The study “Multivariate genome-wide analysis of education, socioeconomic status and brain phenome” by five Yale researchers was published November 21 in Nature Human Behaviour.
The first author is Frank R. Wendt, PhD, Postdoctoral Fellow in the Yale Department of Psychiatry. Co-authors are Gita A. Pathak, PhD; John H. Krystal, MD; Joel Gelernter, MD; and senior author Renato Polimanti, PhD, MSc.

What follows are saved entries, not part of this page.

-            LH_LAUNCH(k_smem_p3_lock, (N + 255) / 256, 256, c->stream, ix4, o, N, q4, (const i64*)c->b.seq_off, c->d_intv, c->d_n_intv, c->d_status, c->d_ctr,
-                      p3_counts ? c->d_seed_cnt : nullptr, p3_counts ? c->d_l_rep : nullptr, p3_counts ? c->d_fin_list : nullptr, p3_counts ? &c->d_next_read->n_fin : nullptr);
-        else if (o.max_mem_intv > 0)
-            smem_pass<3, false>(c, ix4, o, N, g3, nobig);
-        T_END();
+        const bool p23 = p2_probe && p3_counts && !(c->flags & LH_F_P3_LAST);
+        K1Big p2 = nobig;
+        if (p2_probe || p2_tasks) { p2.list = (const int32_t*)c->d_p2_tasks; p2.count = &c->d_next_read->n_p2_tasks; p2.slot = c->d_k1_todo; }
+        if (p23) {
+            T_BEGIN("k_smem4_p3");
+            LH_LAUNCH(k_p23_lock, (N + 255) / 256, 256, c->stream, ix4, o, N, (const uint8_t*)c->b.seq, q4, (const i64*)c->b.seq_off, c->d_intv, c->d_n_intv, c->d_ctr, c->d_seed_cnt, c->d_p2_tasks,
+                      &c->d_next_read->n_p2_tasks, c->d_k1_todo, c->d_p2_calls);
+            T_END();
+            T_BEGIN("k_smem4_p2");
+            p2.p2_cnt = c->d_seed_cnt;
+            if (qw_small) smem_pass<2, false, LH_K1_QW_SMALL>(c, ix4, o, N, g4, p2);
+            else smem_pass<2, false>(c, ix4, o, N, g4, p2);
+            LH_LAUNCH(k_p2_close, (N + 255) / 256, 256, c->stream, N, c->d_n_intv, c->d_status, c->d_seed_cnt, c->d_l_rep, c->d_fin_list, &c->d_next_read->n_fin);
+            T_END();
+#ifdef LH_P3_KINDS
+            {
+                unsigned long long k[16], zero[16] = {0};
+                HIPCHK(hipStreamSynchronize(c->stream));
+                HIPCHK(hipMemcpyFromSymbol(k, HIP_SYMBOL(lh_p3_kinds), sizeof k));
+                HIPCHK(hipMemcpyToSymbol(HIP_SYMBOL(lh_p3_kinds), zero, sizeof zero));
+                fprintf(stderr, "[lh] p3_kinds:");
+                for (int i = 0; i < 14; ++i) fprintf(stderr, " %llu", k[i]);
+                fprintf(stderr, "\n");
+            }
+#endif
+        } else {
+            T_BEGIN("k_smem4_p2");
+            if (p2_probe)
+                LH_LAUNCH(k_p2_probe, (N + 255) / 256, 256, c->stream, ix4, o, N, (const uint8_t*)c->b.seq, (const i64*)c->b.seq_off, (const DIntv*)c->d_intv, (const int32_t*)c->d_n_intv, c->d_p2_tasks,
+                          &c->d_next_read->n_p2_tasks, c->d_k1_todo, c->d_p2_calls);
+            else if (p2_tasks)
+                LH_LAUNCH(k_p2_tasks, (N + 255) / 256, 256, c->stream, o, N, (const DIntv*)c->d_intv, (const int32_t*)c->d_n_intv, c->d_p2_tasks, &c->d_next_read->n_p2_tasks, c->d_k1_todo, c->d_p2_calls);
+            if (qw_small) smem_pass<2, false, LH_K1_QW_SMALL>(c, ix4, o, N, g4, p2);
+            else smem_pass<2, false>(c, ix4, o, N, g4, p2);
+            if (p2_probe || p2_tasks) LH_LAUNCH(k_p2_clamp, (N + 255) / 256, 256, c->stream, N, c->d_n_intv);
+            T_END();
+#ifdef LH_K1_TRACE
+            { int rc = k1_trace_lens(c, trace); if (rc) return rc; }
+#endif
+            T_BEGIN("k_smem4_p3");
+            if (p3_lock)
+                LH_LAUNCH(k_smem_p3_lock, (N + 255) / 256, 256, c->stream, ix4, o, N, q4, (const i64*)c->b.seq_off, c->d_intv, c->d_n_intv, c->d_status, c->d_ctr,
+                          p3_counts ? c->d_seed_cnt : nullptr, p3_counts ? c->d_l_rep : nullptr, p3_counts ? c->d_fin_list : nullptr, p3_counts ? &c->d_next_read->n_fin : nullptr);
+            else if (o.max_mem_intv > 0)
+                smem_pass<3, false>(c, ix4, o, N, g3, nobig);
+            T_END();
+        }
         T_BEGIN("k_smem_fin");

Read more about the study below in text prepared by Wendt:
Why did we perform this study? - Education and socioeconomic variables are routinely implicated in studies of mental health and behavior as either risk factors (lower socioeconomic status or education level) of protective factors (higher socioeconomic status or education level). Interestingly, different education or socioeconomic status variables can have different effects. Recently, education and socioeconomic status have been subjected to large genetic studies which demonstrate that genetic liability to these traits correlate with psychopathology and mental health. We investigated how these genetic relationships influence what we can learn about mental health from large-scale genetic studies.
What did we do in this study? - With data from over 1 million participants we used statistics and bioinformatics to adjust large genetic studies of psychiatric disorders, personality traits, externalizing behaviors, social science outcomes, and brain imaging phenotypes for the genetic liability to education and socioeconomic status. We used these data to investigate the questions (1) which cell and tissue types are informative for each trait? (2) how do traits correlate after removing effects of education and socioeconomic status? (3) is there evidence of causality between traits after removing effects of education and socioeconomic status?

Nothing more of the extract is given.